Question 2) Load the compstatslib package and run interactive_t_test(). You will see a simulation of null and alternative distributions of the t-statistic, along with significance and power. If you do not see interactive controls (slider bars), press the gears icon (⚙) on the top-left of the visualization.

Scenario a) You discover that your colleague wanted to target the general population of Taiwanese users of the product. However, he only collected data from a pool of young consumers, and missed many older customers who you suspect might use the product much less every day.

i.This could introduce a systematic error in the hypothesis test. The sample that my colleague collected may not be representative of the entire population of Taiwanese users of the product, which could bias the results of the test.

ii.”older customers who may use the product much less every day”, this would primarily affect the sample size (n) and potentially the standard deviation (sd) of the sample.

iii.This would likely decrease the statistical power of the hypothesis test, making it more difficult to reject the null hypothesis

iv.A low statistical power indicates that there is a higher likelihood of committing a type II error, which occurs when the null hypothesis is not rejected even though it is false. This is because the sample size is too small and not representative of the entire population, which reduces the ability of the hypothesis test to detect a significant difference between the means of the two groups.

Scenario b)

i.This would likely create a systematic error in the study. Systematic errors are errors that are consistent and repeatable, meaning that they are introduced consistently across all parts of the study.

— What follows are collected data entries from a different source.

using b6_srd = __attribute__((ext_vector_type(4))) int;
using b6_rsrc = __amdgpu_buffer_rsrc_t;
__device__ __forceinline__ b6_srd b6_make_srd(const void *p, uint32_t bytes) {
    const uint64_t a = reinterpret_cast<uint64_t>(p);
    return b6_srd{(int)(uint32_t)a, (int)((uint32_t)(a >> 32) & 0xffffu), (int)bytes, 0x00020000};
}
__device__ __forceinline__ void b6_bdma16(b6_srd srd, uint32_t voff, uint32_t soff, uint32_t lds_dst) {
    unsigned keep;
    asm volatile("s_mov_b32 %0, m0\n\ts_mov_b32 m0, %4\n\ts_nop 0\n\tbuffer_load_dwordx4 %1, %2, %3 offen lds\n\ts_mov_b32 m0, %0"
                 : "=&s"(keep) : "v"(voff), "s"(srd), "s"(soff), "s"(lds_dst) : "memory");
}
__device__ __forceinline__ uint32_t b6_opaque(uint32_t x) { asm volatile("" : "+s"(x)); return x; }

template <int NT1>
__global__ void __launch_bounds__(512, 2)
mlp_bwd_x6_kernel(const float *__restrict__ X, const float *__restrict__ P, const float *__restrict__ acts, const float *__restrict__ dpreds,
                  MlpArgs a, float *__restrict__ ws, size_t np_stride, float *__restrict__ dz0) {
    static_assert(NT1 == 9 || NT1 == 0, "the X image is laid out for nine in-feature tiles; NT1 = 0 is the TAIL form");
    constexpr bool TAIL = NT1 == 0;
    extern __shared__ __attribute__((aligned(16))) uint8_t smem_b6[];
    constexpr int NL = 3;
    const int F = a.F, R = a.R;
    const int tid = threadIdx.x, lane = tid & 63, j = lane & 15, g = lane >> 4, W = __builtin_amdgcn_readfirstlane(tid >> 6);
    const uint32_t lds0 = lds_byte_addr(smem_b6);
#ifdef PTR_B6_TRACE_EDGE
    unsigned long long *etrace = reinterpret_cast<unsigned long long *>(ws + (size_t)gridDim.x * np_stride) + 8 * 256 + W * 16;
    int nedge = 0;
#define B6_EDGE() do { if (blockIdx.x == 0 && lane == 0 && nedge < 16) etrace[nedge++] = clock64(); } while (0)
#else
#define B6_EDGE() do { } while (0)
#endif
    B6_EDGE();
    const int nslabs = (R + kB6S - 1) / kB6S;
    const uint32_t thr = a.p_drop > 0.0f ? drop_thr(a.p_drop) : 0u;
    const float scale = a.p_drop > 0.0f ? 1.0f / (1.0f - a.p_drop) : 1.0f;
    const bool chain = W < 7;
    B6_EDGE();

    f32x4 st[39];
#pragma unroll
    for (int i = 0; i < 39; ++i) st[i] = f32x4{0.0f, 0.0f, 0.0f, 0.0f};
    if (chain) {
#pragma unroll
        for (int c = 0; c < 2; ++c) {
            const float *Wl = P + off_W(2 - c, F);
            const int ri = 16 * W + j;
#pragma unroll
            for (int s = 0; s < 3; ++s) {
                float v[8];
#pragma unroll
                for (int e = 0; e < 8; ++e) {
                    const int k = 32 * s + 8 * g + e;
                    v[e] = ri < kH ? Wl[(size_t)k * kH + ri] : 0.0f;
                }
                Frag pl[3];
#pragma unroll
                for (int d = 0; d < 4; ++d) split_pack2(v[2 * d], v[2 * d + 1], pl[0].u[d], pl[1].u[d], pl[2].u[d]);
#pragma unroll
                for (int p = 0; p < 3; ++p) st[18 + 3 * (3 * c + s) + p] = __builtin_bit_cast(f32x4, pl[p].q);
            }
            {
                float v[4];
#pragma unroll
                for (int e = 0; e < 4; ++e) { const int k = 96 + 4 * g + e; v[e] = (ri < kH && k < kH) ? Wl[(size_t)k * kH + ri] : 0.0f; }
                uint32_t t0[3], t1[3];
                split_pack2(v[0], v[1], t0[0], t0[1], t0[2]);
                split_pack2(v[2], v[3], t1[0], t1[1], t1[2]);
#pragma unroll
                for (int p = 0; p < 3; ++p) {
                    const int d = 2 * (3 * c + p);
                    st[36 + d / 4][d % 4] = __uint_as_float(t0[p]);
                    st[36 + d / 4][d % 4 + 1] = __uint_as_float(t1[p]);
                }
            }
        }
    }
    B6_EDGE();
    if (tid < kHP) reinterpret_cast<float *>(smem_b6 + kB6_WO)[tid] = tid < kH ? P[off_wout(NL, F) + tid] : 0.0f;
    float awo[4] = {0.0f, 0.0f, 0.0f, 0.0f}, abo = 0.0f;

    const uint32_t swz = (uint32_t)((j >> 2) & 1);
    const uint32_t wr_z = (uint32_t)(j * kB6ZRS) + 8u * ((uint32_t)g ^ (2u * swz));
    const uint32_t wr_x = (uint32_t)(j * kB6XRS) + 8u * ((uint32_t)g ^ (2u * swz));
    const uint32_t rd_b = (uint32_t)(j * kB6ZRS + 32 * (g >> 1)) + 16u * (((uint32_t)g & 1u) ^ swz);
    const uint32_t tr_z = (uint32_t)((4 * g + (j >> 2)) * kB6ZRS) + 8u * (((uint32_t)j & 3u) ^ (2u * ((uint32_t)g & 1u)));
    const uint32_t tr_x = (uint32_t)((4 * g + (j >> 2)) * kB6XRS) + 8u * (((uint32_t)j & 3u) ^ (2u * ((uint32_t)g & 1u)));

    auto mma6w = [&](f32x4 &c, int w0, const Frag (&bf)[3]) __attribute__((always_inline)) {
        Frag af[3];
#pragma unroll
        for (int p = 0; p < 3; ++p) af[p].q = __builtin_bit_cast(u32x4, st[w0 + p]);
        mma6(c, af, bf);
    };
    auto mma6t = [&](f32x4 &c, int cl, const u32x2 (&bt)[3]) __attribute__((always_inline)) {
        i16x4 at[3], bb[3];
#pragma unroll
        for (int p = 0; p < 3; ++p) {
            const int d = 2 * (3 * cl + p);
            at[p] = __builtin_bit_cast(i16x4, u32x2{__float_as_uint(st[36 + d / 4][d % 4]), __float_as_uint(st[36 + d / 4][d % 4 + 1])});
            bb[p] = __builtin_bit_cast(i16x4, bt[p]);
        }
#pragma unroll
        for (int q = 0; q < 6; ++q) c = __builtin_amdgcn_mfma_f32_16x16x16bf16_1k(at[kSixA[q]], bb[kSixB[q]], c, 0, 0, 0);
    };
    auto dw_row = [&](auto nn_, auto pipe_, int acc0, uint32_t zimg, int mo, uint32_t aimg_lane, int a_plane, int a_row, int n0) __attribute__((always_inline)) {
        constexpr int NN = decltype(nn_)::value;
        constexpr bool PIPE = decltype(pipe_)::value;
        Frag za[3];
        read_tr(za, zimg + tr_z + (uint32_t)(32 * mo), kB6ZPL, kB6ZRS, 0);
        if constexpr (PIPE && NN > 1) {
            Frag ab[2][3];
            read_tr(ab[0], aimg_lane, a_plane, a_row, n0);
#pragma unroll
            for (int n = 0; n < NN; ++n) {
                if (n + 1 < NN) read_tr(ab[(n + 1) & 1], aimg_lane, a_plane, a_row, n0 + n + 1);
                __builtin_amdgcn_sched_barrier(0);
                mma6(st[acc0 + n], za, ab[n & 1]);
                __builtin_amdgcn_sched_barrier(0);
            }
        } else {
#pragma unroll
            for (int n = 0; n < NN; ++n) {
                Frag ab[3];
                read_tr(ab, aimg_lane, a_plane, a_row, n0 + n);
                mma6(st[acc0 + n], za, ab);
                __builtin_amdgcn_sched_barrier(0);
            }
        }
    };

    f32x4 xr[2][2];
    float dsv[2];
    const b6_rsrc xsrd = __builtin_amdgcn_make_buffer_rsrc(const_cast<float *>(X), 0, TAIL ? 0 : (int)((uint32_t)R * (uint32_t)(F * 4)), 0x00020000);
    const b6_rsrc zsrd = __builtin_amdgcn_make_buffer_rsrc(dz0, 0, TAIL ? (int)((uint32_t)R * (uint32_t)(kAL * 4)) : 0, 0x00020000);
    const b6_rsrc dsrd = __builtin_amdgcn_make_buffer_rsrc(const_cast<float *>(dpreds), 0, (int)((uint32_t)R * 4u), 0x00020000);
    const b6_srd asrd = b6_make_srd(acts, (uint32_t)NL * (uint32_t)(act_layer_floats(R) * 4));
    uint32_t jx = (uint32_t)j * (uint32_t)(F * 4) + (uint32_t)g * 16, j4 = (uint32_t)j * 4, l16 = (uint32_t)lane * 16;
    asm volatile("" : "+v"(jx), "+v"(j4), "+v"(l16));
    auto load_x = [&](int slab) __attribute__((always_inline)) {
        const int row0 = slab * kB6S;
#pragma unroll
        for (int dt = 0; dt < 2; ++dt)
#pragma unroll
            for (int sl = 0; sl < 2; ++sl) {
                const int t = chain ? W : 7 + sl;
                if (!(chain && sl == 1))
                    xr[sl][dt] = __builtin_bit_cast(f32x4, __builtin_amdgcn_raw_buffer_load_b128(xsrd, (int)jx, (int)((uint32_t)(row0 + 16 * dt) * (uint32_t)(F * 4) + (uint32_t)(64 * t)), 0));
            }
    };
    uint32_t jk = (uint32_t)j * kDropRowMul + (uint32_t)g * kDropFgMul + a.seed_lo;
    asm volatile("" : "+v"(jk));
    auto stage_x_tile = [&](int row0, int t_, const f32x4 (&x2)[2]) __attribute__((always_inline)) {
        const int t = (int)b6_opaque((uint32_t)t_);
        int col = 16 * t + 4 * g;
        asm volatile("" : "+v"(col));
#pragma unroll
        for (int dt = 0; dt < 2; ++dt) {
            uint32_t w0, w1;
            drop_bits_key(jk + ((uint32_t)(row0 + 16 * dt) * kDropRowMul + (uint32_t)(4 * t) * kDropFgMul), a.seed_hi, w0, w1);
            f32x4 v = drop4(x2[dt], w0, w1, thr, scale);
#pragma unroll
            for (int r = 0; r < 4; ++r) v[r] = col + r < F ? v[r] : (col + r == F ? 1.0f : 0.0f);
            split_write4(b6_opaque(lds0 + kB6_XI + (uint32_t)(32 * t)) + wr_x + (uint32_t)(16 * dt * kB6XRS), kB6XPL, v);
        }
    };
    auto stage_x = [&](int slab) __attribute__((always_inline)) {
        if (chain) stage_x_tile(slab * kB6S, W, xr[0]);
        else { stage_x_tile(slab * kB6S, 7, xr[0]); stage_x_tile(slab * kB6S, 8, xr[1]); }
    };
    auto prefetch = [&](int slab) __attribute__((always_inline)) {
        const int row0 = slab * kB6S;
#pragma unroll
        for (int q = 0; q < 6; ++q) {
            const int k = chain ? W + 7 * q : 3 * 14;
            if (k < 3 * 14) {
                const int layer = k / 14, ch = k - 14 * layer;
                b6_bdma16(asrd, l16, (uint32_t)layer * (uint32_t)(act_layer_floats(R) * 4) + (uint32_t)row0 * (kAL * 4) + (uint32_t)ch * 1024,
                          __builtin_amdgcn_readfirstlane(lds0 + (uint32_t)(kB6_ST + layer * kB6STG + ch * 1024)));
            }
        }
#pragma unroll
        for (int dt = 0; dt < 2; ++dt)
            dsv[dt] = __builtin_bit_cast(float, __builtin_amdgcn_raw_buffer_load_b32(dsrd, (int)j4, (int)((uint32_t)(row0 + 16 * dt) * 4u), 0));
    };
    uint32_t m2 = 0u, m1 = 0u;
    auto staging = [&](uint32_t zdst) __attribute__((always_inline)) {
        m2 = 0u; m1 = 0u;
        if (chain) {
            const f32x4 wo4 = *reinterpret_cast<lds_f32x4 *>((uintptr_t)(b6_opaque(lds0 + (uint32_t)(kB6_WO + 64 * W)) + (uint32_t)(16 * g)));
#pragma unroll
            for (int dt = 0; dt < 2; ++dt) {
                const uint32_t so = b6_opaque(lds0 + (uint32_t)(kB6_ST + 1024 * W)) + (uint32_t)(j * 64 + 16 * g) + (uint32_t)(dt * kActTile * 4);
                const f32x4 a1 = *reinterpret_cast<lds_f32x4 *>((uintptr_t)so);
                const f32x4 a2 = *reinterpret_cast<lds_f32x4 *>((uintptr_t)(so + kB6STG));
                const f32x4 a3 = *reinterpret_cast<lds_f32x4 *>((uintptr_t)(so + 2 * kB6STG));
                const float ds = dsv[dt];
                f32x4 z3;
#pragma unroll
                for (int r = 0; r < 4; ++r) {
                    z3[r] = a3[r] > 0.0f ? ds * wo4[r] : 0.0f;
                    awo[r] = fmaf(ds, a3[r], awo[r]);
                    m2 |= (a2[r] > 0.0f ? 1u : 0u) << (4 * dt + r);
                    m1 |= (a1[r] > 0.0f ? 1u : 0u) << (4 * dt + r);
                }
                if (W == 0 && g == 0) abo += ds;
                const uint32_t wo = wr_z + b6_opaque(lds0 + (uint32_t)(32 * W)) + (uint32_t)(16 * dt * kB6ZRS);
                split_write4(wo + b6_opaque(zdst), kB6ZPL, z3);
                split_write4(wo + kB6_A2, kB6ZPL, a2);
                split_write4(wo + kB6_A1, kB6ZPL, a1);
            }
        }
    };
    const int slab0 = blockIdx.x;
    prefetch(slab0 < nslabs ? slab0 : nslabs - 1);
    asm volatile("s_waitcnt vmcnt(0)" ::: "memory");
    __syncthreads();
    B6_EDGE();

ii.Removing 20 respondents reporting data from the wrong wearable device would affect the sample size (n) of the study, potentially reducing statistical power. The difference we wish to test (diff), the standard deviation of our sample data (sd), and the significance level of our test (alpha) would not be affected assuming the remaining sample is representative of the population of interest.

iii.This would typically reduce the statistical power of the hypothesis test. Therefore, in general, removing these individuals would likely decrease our power to reject the null hypothesis.

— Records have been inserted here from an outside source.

def pack_fragments16(w_kn: torch.Tensor, halfrow: bool = False) -> torch.Tensor:
    K, N = w_kn.shape
    assert K % 16 == 0 and N % 32 == 0
    dev = w_kn.device
    key = (K, N, "k16h" if halfrow else "k16", str(dev))
    idx = _FRAG_INDEX.get(key)
    if idx is None:
        lane = torch.arange(64, device=dev)
        m, h = lane % 32, lane // 32
        col = 16 * ((m % 8) // 4) + 4 * (m // 8) + m % 4
        s = torch.arange(K // 16, device=dev)
        j = torch.arange(8, device=dev)
        if halfrow:
            k = (8 * s[:, None, None] + (K // 2) * h[None, :, None] + j[None, None, :])[None]
        else:
            k = (16 * s[:, None, None] + 8 * h[None, :, None] + j[None, None, :])[None]
        n = 32 * torch.arange(N // 32, device=dev)[:, None, None, None] + col[None, None, :, None]
        idx = (k * N + n).contiguous()
        _FRAG_INDEX[key] = idx
    return torch.take(w_kn.contiguous(), idx)


def pack_qkv16(wqkv: torch.Tensor) -> torch.Tensor:
    K, N = wqkv.shape
    assert N == 3 * K and K % 32 == 0
    dev = wqkv.device
    key = (K, N, "qkv16", str(dev))
    idx = _FRAG_INDEX.get(key)
    if idx is None:
        lane = torch.arange(64, device=dev)
        m, h = lane % 32, lane // 32
        perm = 16 * ((m % 8) // 4) + 4 * (m // 8) + m % 4
        t = torch.arange(N // 32, device=dev)
        col = 32 * t[:, None] + torch.where(t[:, None] >= 2 * (K // 32), perm[None, :], m[None, :])
        q = torch.arange(K // 16, device=dev)
        j = torch.arange(8, device=dev)
        k = h[None, :, None] * (K // 2) + 8 * q[:, None, None] + j[None, None, :]
        idx = (k[None] * N + col[:, None, :, None]).contiguous()
        _FRAG_INDEX[key] = idx
    return torch.take(wqkv.contiguous(), idx)


def pack_dw_mfma(w: torch.Tensor) -> torch.Tensor:
    ch = w.shape[0]
    assert ch % 8 == 0 and tuple(w.shape[1:]) == (1, 3, 3)
    dev = w.device
    lane = torch.arange(64, device=dev)
    m, q = lane % 16, lane // 16
    s_, c = m // 8, m % 8
    dy = q - s_
    ok = (dy >= 0) & (dy <= 2)
    w8 = w.reshape(ch // 8, 8, 3, 3)
    vals = w8[:, c, dy.clamp(0, 2), :]
    vals = torch.where(ok[None, :, None], vals, torch.zeros_like(vals))
    out = torch.zeros((ch // 8, 3, 64, 8), dtype=w.dtype, device=dev)
    out[:, :, lane, c] = vals.permute(0, 2, 1)
    return out.contiguous()


def pack_dw_smfmac(w: torch.Tensor) -> torch.Tensor:
    ch = w.shape[0]
    assert ch % 8 == 0 and tuple(w.shape[1:]) == (1, 3, 3)
    dev = w.device
    lane = torch.arange(64, device=dev)
    m, qa = lane % 16, lane // 16
    s_, c = m // 8, m % 8
    w8 = w.reshape(ch // 8, 8, 3, 3)
    out = torch.zeros((ch // 8, 3, 64, 8), dtype=w.dtype, device=dev)
    out[:, 1] = pack_dw_mfma(w)[:, 2]
    t = c % 4
    idx = torch.full((64,), 0x4444, dtype=torch.int64, device=dev)
    for hh in range(2):
        r = 2 * (qa % 2) + hh
        dy = r - s_
        ok = (dy >= 0) & (dy <= 2)
        vals = w8[:, c, dy.clamp(0, 2), qa // 2]
        vals = torch.where(ok[None, :], vals, torch.zeros_like(vals))
        e = 4 * hh + 2 * (c // 4) + (t == 3).long()
        out[:, 0, lane, e] = vals
        pair = torch.where(t == 3, 2 | (3 << 2), t | (3 << 2))
        sh = 4 * (2 * hh + c // 4)
        idx = (idx & ~(0xF << sh)) | (pair << sh)
    lo = (((idx & 0xFFFF) ^ 0x8000) - 0x8000).to(torch.int16)
    out.view(torch.int16)[:, 2, :, 0] = lo[None]
    return out.contiguous()


def fold_layernorm(w1_kn: torch.Tensor, gamma: torch.Tensor, beta: torch.Tensor, scale: float) -> torch.Tensor:
    w = w1_kn.float()
    out = w * gamma.float()[:, None]
    out[31, :] = beta.float() @ w
    return (out / scale).contiguous()
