int msml_deconv4_bwd_data(const void* dy, const void* wp0, const void* wp1, void* dx0, void* dx1, int N, int H,
                          void* stream);

int msml_conv2d_bnbwd_rows(int coutp, int N, int P, int Q);
int msml_conv2d_bnbwd(const void* in0, int c0p, const void* wp, int kop, void* out, int coutp,
                      int N, int H, int W, int P, int Q, int R, int S, int stride, int pad_h,
                      int pad_w, int transposed, const void* bn_x, const float* bn_scale,
                      const float* bn_shift, const float* bn_alpha, const float* bn_mean,
                      const float* bn_invstd, float* partial, int rows_cap, int* rows_used,
                      void* stream);
int msml_bn_act_bwd_apply(const void* dy, const void* x, const float* scale, const float* shift,
                          const float* alpha, const float* save_mean, const float* save_invstd,
                          const float* partial, int rows, const void* add, void* dx,
                          float* dgamma, float* dbeta, float* dalpha, int accumulate, long M,
                          int C, float* coef_ws, int dtype, void* stream);

int msml_bn_act_bwd_apply_s2(const void* dy, const void* x, const float* scale, const float* shift,
                             const float* alpha, const float* save_mean, const float* save_invstd,
                             const float* partial, int rows, const void* add, int H, int W, void* dx,
                             float* dgamma, float* dbeta, float* dalpha, int accumulate, long M,
                             int C, float* coef_ws, int dtype, void* stream);
int msml_bn_act_bwd_apply_next_s2(const void* dy, const void* x, const float* scale,
                                  const float* shift, const float* alpha, const float* save_mean,
                                  const float* save_invstd, const float* partial, int rows,
                                  const void* add, int H, int W, void* dx, float* dgamma, float* dbeta,
                                  float* dalpha, int accumulate, long M, int C, float* coef_ws,
                                  const void* next_x, const float* next_mean,
                                  const float* next_invstd, float* next_partial, int dtype,
                                  void* stream);

int msml_conv2d_bnin_applies(int c0p, int coutp, int N, int H, int W, int P, int Q, int R, int S,
                             int stride, int pad_h, int pad_w, int want_stats);
int msml_conv2d_bnin(const void* in0, int c0p, const float* in_scale, const float* in_shift,
                     const float* in_alpha, const void* wp, int kop, void* out, int coutp,
                     float* stats, int N, int H, int W, int P, int Q, int R, int S, int stride,
                     int pad_h, int pad_w, void* stream);
int msml_conv_wgrad_bnin_applies(int up, int vp, int A, int Breal, int N, int H, int W, int P, int Q,
                                 int R, int S, int stride, int pad_h, int pad_w);
int msml_conv_wgrad_bnin(const void* u, int up, const void* v, int vp, const float* x_scale,
                         const float* x_shift, const float* x_alpha, float* dw, int A, int Breal,
                         int Btot, int boff, int N, int H, int W, int P, int Q, int R, int S,
                         int stride, int pad_h, int pad_w, int accumulate, void* workspace,
                         long ws_bytes, void* stream);

#define MSML_KERNEL_MFM 2
const char* msml_conv2d_kernel(int c0p, int c1p, int coutp, int N, int H, int W, int P, int Q,
                               int R, int S, int stride, int pad_h, int pad_w, int transposed,
                               int in_dtype, int out_dtype, int want_stats);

iv.Removing 20 respondents from the data would decrease the sample size (n), which would increase the risk of Type II errors. Type II errors occur when we fail to reject the null hypothesis even when it is false (i.e., we fail to detect a true effect).

Scenario c)

i.This scenario would not create any error. It is a decision made by the professor to change the confidence level from 95% to 90%. However, it is important to note that changing the confidence level affects the level of certainty in our decision-making

ii.The significance level (alpha) would be affected. Instead of using a significance level of 0.05 (95% confidence), we would use a significance level of 0.1 (90% confidence).

iii.It would increase our power to reject the null hypothesis. With a lower significance level, it is easier to reject the null hypothesis because we require less evidence to do so.

iv.With a lower significance level, Type II error becomes more likely. This is because we are less likely to reject the null hypothesis, even if it is false.

Scenario d)

i.This scenario would create a systematic error because the sampling procedure is biased towards weekdays, which underreports usage for younger people who are very active on weekends, and overreports usage of older users.

ii.The sample size (n) and the standard deviation (sd) would be affected because the sample is biased and may not accurately reflect the true population standard deviation and sample size.

iii.It depends on the direction of the bias. If the bias causes the sample mean to be higher than the true population mean, it would increase the power to reject the null hypothesis. If the bias causes the sample mean to be lower than the true population mean, it would decrease the power to reject the null hypothesis.

iv.This scenario could potentially increase the likelihood of Type II error because the biased sample may not be representative of the true population, leading to incorrect conclusions about the hypothesis test.